ケイの読書日記

個人が書く書評

エラリィ・クイン「チャイナオレンジの秘密」

2006-11-07 15:53:57 | Weblog
 エラリィの友人の事務室控室で1人の男が殺された。その室内では、死体の着衣や絨毯は裏返し、本棚は壁を向き、動かせるもの全てがあべこべになっていた。
 被害者の身元を示すものは何もない。わざわざ面倒な細工をした犯人の意図は?


 この作品最大の謎「なぜ犯人は時間がかかるという危険を犯してまで、室内のものすべてをあべこべにしたか?」に対する論理的な答えはキチンと示されていて納得できますが、キリスト教の色んな宗派のことに詳しくない日本人にとっては難問。
 それよりもっと原始的に『音』で考えてみれば、犯人は一発でわかります。


 中国の事を「あべこべの国」と言ってみたり、その当時の(1934年)白人系アメリカ人の正しいとは言い難い東洋感がいたるところににじみ出ていて、ちょっと居心地が悪いです。
 日本の事ももちろん出ています。(満州事変で中国へ侵略の手を伸ばしている、という記述があります。)

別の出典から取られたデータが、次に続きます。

template <int D, int SW = 0>
__global__ void __launch_bounds__(512)
flash_bwd_dkv_kernel(const bf16* __restrict__ dO, const bf16* __restrict__ Q,
                     const bf16* __restrict__ K, const bf16* __restrict__ V,
                     const float* __restrict__ LSE,
                     const float* __restrict__ DELTA, bf16* __restrict__ DK,
                     bf16* __restrict__ DV, int B, int H, int S, bool causal,
                     float scale,
                     long dsb, long dsh, long dss, long qsb, long qsh,
                     long qss, long ksb, long ksh, long kss, long vsb,
                     long vsh, long vss, long osb, long osh, long oss,
                     int map_mode) {
  const AttnBlock wgm = attn_block_map(blockIdx.x, S / (2 * KB), B * H,
                                       false, map_mode);
  const int kb0 = wgm.blk * (2 * KB);
  const int bh = wgm.bh;
  const int b_ = bh / H, h_ = bh % H;
  const bf16* dO_ = dO + b_ * dsb + h_ * dsh;
  const bf16* q = Q + b_ * qsb + h_ * qsh;
  const bf16* k = K + b_ * ksb + h_ * ksh;
  const bf16* v = V + b_ * vsb + h_ * vsh;
  bf16* dk = DK + b_ * osb + h_ * osh;
  bf16* dv = DV + b_ * osb + h_ * osh;
  const float* lse = LSE + (long)bh * S;
  const float* delta = DELTA + (long)bh * S;

  const int lane = threadIdx.x % WAVE;
  const int wave = threadIdx.x / WAVE;
  const int kr0 = kb0 + wave * 16;
  const int fr = lane & 15;
  const int fg = lane >> 4;

  extern __shared__ __attribute__((aligned(16))) char smem[];
  constexpr int KVBUF = 4 * QB * D;
  bf16* q_lds = reinterpret_cast<bf16*>(smem);
  bf16* do_lds = q_lds + QB * D;
  bf16* qt_lds = do_lds + QB * D;
  bf16* dot_lds = qt_lds + QB * D;
  bf16* s_lds = reinterpret_cast<bf16*>(smem) + 2 * KVBUF + wave * 16 * QB;

  bf16x8v kf[D / 32], vf[D / 32];
  #pragma unroll
  for (int ks = 0; ks < D / 32; ++ks) {
    kf[ks] = *reinterpret_cast<const bf16x8v*>(
        &k[(long)(kr0 + fr) * kss + ks * 32 + fg * 8]);
    vf[ks] = *reinterpret_cast<const bf16x8v*>(
        &v[(long)(kr0 + fr) * vss + ks * 32 + fg * 8]);
  }

  f32x4 dk_acc[D / 16], dv_acc[D / 16];
  #pragma unroll
  for (int j = 0; j < D / 16; ++j) {
    dk_acc[j] = {0.f, 0.f, 0.f, 0.f};
    dv_acc[j] = {0.f, 0.f, 0.f, 0.f};
  }

  const int q_start = causal ? kb0 : 0;
  constexpr int NV = QB * D / (512 * 8);
  bf16x8 qreg[NV], dreg[NV];
  auto q_load = [&](int t0) {
    #pragma unroll
    for (int pi = 0; pi < NV; ++pi) {
      const int e = threadIdx.x * 8 + pi * 4096;
      const long row = t0 + e / D;
      const int col = e % D;
      qreg[pi] = *reinterpret_cast<const bf16x8*>(&q[row * qss + col]);
      dreg[pi] = *reinterpret_cast<const bf16x8*>(&dO_[row * dss + col]);
    }
  };
  auto q_store = [&](int buf) {
    #pragma unroll
    for (int pi = 0; pi < NV; ++pi) {
      const int e = threadIdx.x * 8 + pi * 4096;
      *reinterpret_cast<bf16x8*>(&q_lds[buf * KVBUF + lsw(e)]) = qreg[pi];
      *reinterpret_cast<bf16x8*>(&do_lds[buf * KVBUF + lsw(e)]) = dreg[pi];
      const int row = e / D, col = e % D;
      #pragma unroll
      for (int i = 0; i < 8; ++i) {
        qt_lds[buf * KVBUF + lsw((col + i) * QB + row)] = qreg[pi].v[i];
        dot_lds[buf * KVBUF + lsw((col + i) * QB + row)] = dreg[pi].v[i];
      }
    }
  };
  q_load(q_start);
  q_store(0);
  __syncthreads();
  const int n_qt = (S - q_start + QB - 1) / QB;
  for (int tt = 0; tt < n_qt; ++tt) {
    const int q0 = q_start + tt * QB;
    const int bofs = (tt & 1) * KVBUF;
    if (tt + 1 < n_qt) q_load(q0 + QB);
    if (causal && q0 + QB - 1 < kr0) {
      if (tt + 1 < n_qt) q_store((tt + 1) & 1);
      __syncthreads();
      continue;
    }

    f32x4 st_acc[QB / 16], dpt_acc[QB / 16];
    #pragma unroll
    for (int j = 0; j < QB / 16; ++j) {
      st_acc[j] = {0.f, 0.f, 0.f, 0.f};
      dpt_acc[j] = {0.f, 0.f, 0.f, 0.f};
      #pragma unroll
      for (int ks = 0; ks < D / 32; ++ks) {
        bf16x8v qfb = *reinterpret_cast<const bf16x8v*>(
            &q_lds[bofs + lsw((j * 16 + fr) * D + ks * 32 + fg * 8)]);
        bf16x8v dob = *reinterpret_cast<const bf16x8v*>(
            &do_lds[bofs + lsw((j * 16 + fr) * D + ks * 32 + fg * 8)]);
        if (SW) {
          st_acc[j] = __builtin_amdgcn_mfma_f32_16x16x32_bf16(
              qfb, kf[ks], st_acc[j], 0, 0, 0);
          dpt_acc[j] = __builtin_amdgcn_mfma_f32_16x16x32_bf16(
              dob, vf[ks], dpt_acc[j], 0, 0, 0);
        } else {
          st_acc[j] = __builtin_amdgcn_mfma_f32_16x16x32_bf16(
              kf[ks], qfb, st_acc[j], 0, 0, 0);
          dpt_acc[j] = __builtin_amdgcn_mfma_f32_16x16x32_bf16(
              vf[ks], dob, dpt_acc[j], 0, 0, 0);
        }
      }
    }
    bf16x8v ptf[QB / 32];
    const bool need_mask = (causal && kr0 + 15 > q0) || (q0 + QB > S);
    if (SW) {
      const int krow = kr0 + fr;
      #pragma unroll
      for (int j = 0; j < QB / 16; ++j) {
        f32x4 l4 = *reinterpret_cast<const f32x4*>(
            &lse[q0 + j * 16 + 4 * fg]);
        #pragma unroll
        for (int r = 0; r < 4; ++r) {
          int qcol = q0 + j * 16 + 4 * fg + r;
          float p = 0.f;
          if (!need_mask || (!(causal && krow > qcol) && qcol < S))
            p = __expf(st_acc[j][r] * scale - l4[r]);
          st_acc[j][r] = p;
        }
      }
      unsigned pk[QB / 16][2];
      swp_pack(st_acc, QB / 16, pk);
      #pragma unroll
      for (int ks = 0; ks < QB / 32; ++ks)
        ptf[ks] = swp_butterfly(pk, ks, fg);
    } else {
    if (need_mask) {
      #pragma unroll
      for (int j = 0; j < QB / 16; ++j) {
        int qcol = q0 + j * 16 + fr;
        float l = lse[qcol];
        #pragma unroll
        for (int r = 0; r < 4; ++r) {
          int krow = kr0 + 4 * fg + r;
          float p = 0.f;
          if (!(causal && krow > qcol) && qcol < S)
            p = __expf(st_acc[j][r] * scale - l);
          st_acc[j][r] = p;
          s_lds[lsw((4 * fg + r) * QB + j * 16 + fr)] = f2bf(p);
        }
      }
    } else {
      #pragma unroll
      for (int j = 0; j < QB / 16; ++j) {
        float l = lse[q0 + j * 16 + fr];
        #pragma unroll
        for (int r = 0; r < 4; ++r) {
          float p = __expf(st_acc[j][r] * scale - l);
          st_acc[j][r] = p;
          s_lds[lsw((4 * fg + r) * QB + j * 16 + fr)] = f2bf(p);
        }
      }
    }
    lds_fence();
    #pragma unroll
    for (int ks = 0; ks < QB / 32; ++ks)
      ptf[ks] = *reinterpret_cast<const bf16x8v*>(
          &s_lds[lsw(fr * QB + ks * 32 + fg * 8)]);
    }
    #pragma unroll
    for (int j = 0; j < D / 16; ++j) {
      #pragma unroll
      for (int ks = 0; ks < QB / 32; ++ks) {
        bf16x8v docol = *reinterpret_cast<const bf16x8v*>(
            &dot_lds[bofs + lsw((j * 16 + fr) * QB + ks * 32 + fg * 8)]);
        dv_acc[j] = __builtin_amdgcn_mfma_f32_16x16x32_bf16(ptf[ks], docol,
                                                            dv_acc[j], 0, 0,
                                                            0);
      }
    }
    bf16x8v dstf[QB / 32];
    if (SW) {
      #pragma unroll
      for (int j = 0; j < QB / 16; ++j) {
        f32x4 d4 = *reinterpret_cast<const f32x4*>(
            &delta[q0 + j * 16 + 4 * fg]);
        #pragma unroll
        for (int r = 0; r < 4; ++r) {
          float ds = st_acc[j][r] * (dpt_acc[j][r] - d4[r]) * scale;
          st_acc[j][r] = ds;
        }
      }
      unsigned pk2[QB / 16][2];
      swp_pack(st_acc, QB / 16, pk2);
      #pragma unroll
      for (int ks = 0; ks < QB / 32; ++ks)
        dstf[ks] = swp_butterfly(pk2, ks, fg);
    } else {
    lds_fence();
    #pragma unroll
    for (int j = 0; j < QB / 16; ++j) {
      int qcol = q0 + j * 16 + fr;
      float dlt = delta[qcol];
      #pragma unroll
      for (int r = 0; r < 4; ++r) {
        float ds = st_acc[j][r] * (dpt_acc[j][r] - dlt) * scale;
        s_lds[lsw((4 * fg + r) * QB + j * 16 + fr)] = f2bf(ds);
      }
    }
    lds_fence();
    #pragma unroll
    for (int ks = 0; ks < QB / 32; ++ks)
      dstf[ks] = *reinterpret_cast<const bf16x8v*>(
          &s_lds[lsw(fr * QB + ks * 32 + fg * 8)]);
    }
    #pragma unroll
    for (int j = 0; j < D / 16; ++j) {
      #pragma unroll
      for (int ks = 0; ks < QB / 32; ++ks) {
        bf16x8v qcolf = *reinterpret_cast<const bf16x8v*>(
            &qt_lds[bofs + lsw((j * 16 + fr) * QB + ks * 32 + fg * 8)]);
        dk_acc[j] = __builtin_amdgcn_mfma_f32_16x16x32_bf16(dstf[ks], qcolf,
                                                            dk_acc[j], 0, 0,
                                                            0);
      }
    }
    if (tt + 1 < n_qt) q_store((tt + 1) & 1);
    __syncthreads();
  }
  #pragma unroll
  for (int r = 0; r < 4; ++r) {
    int krow = kr0 + 4 * fg + r;
    if (krow >= S) continue;
    #pragma unroll
    for (int j = 0; j < D / 16; ++j) {
      dk[(long)krow * oss + j * 16 + fr] = f2bf(dk_acc[j][r]);
      dv[(long)krow * oss + j * 16 + fr] = f2bf(dv_acc[j][r]);
    }
  }
}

 私は9作目の「スペイン岬の秘密」を一番最初に読んで、それから第一作目にもどり順番に読んでいったので、コレで『国名シリーズ』を全部完了。

 年の始めの目標「国名シリーズを全て読む」を達成できました。
 さすがに、作中の登場人物に愛着がわきますね。特に父親のリチャード・クイン警視が私の好み。

 自慢の息子のエラリィとの親子喧嘩はトリックより面白いです。
 「クイーン警視自身の事件」とかいう作品があるそうですが、これもぜひ読まなくては。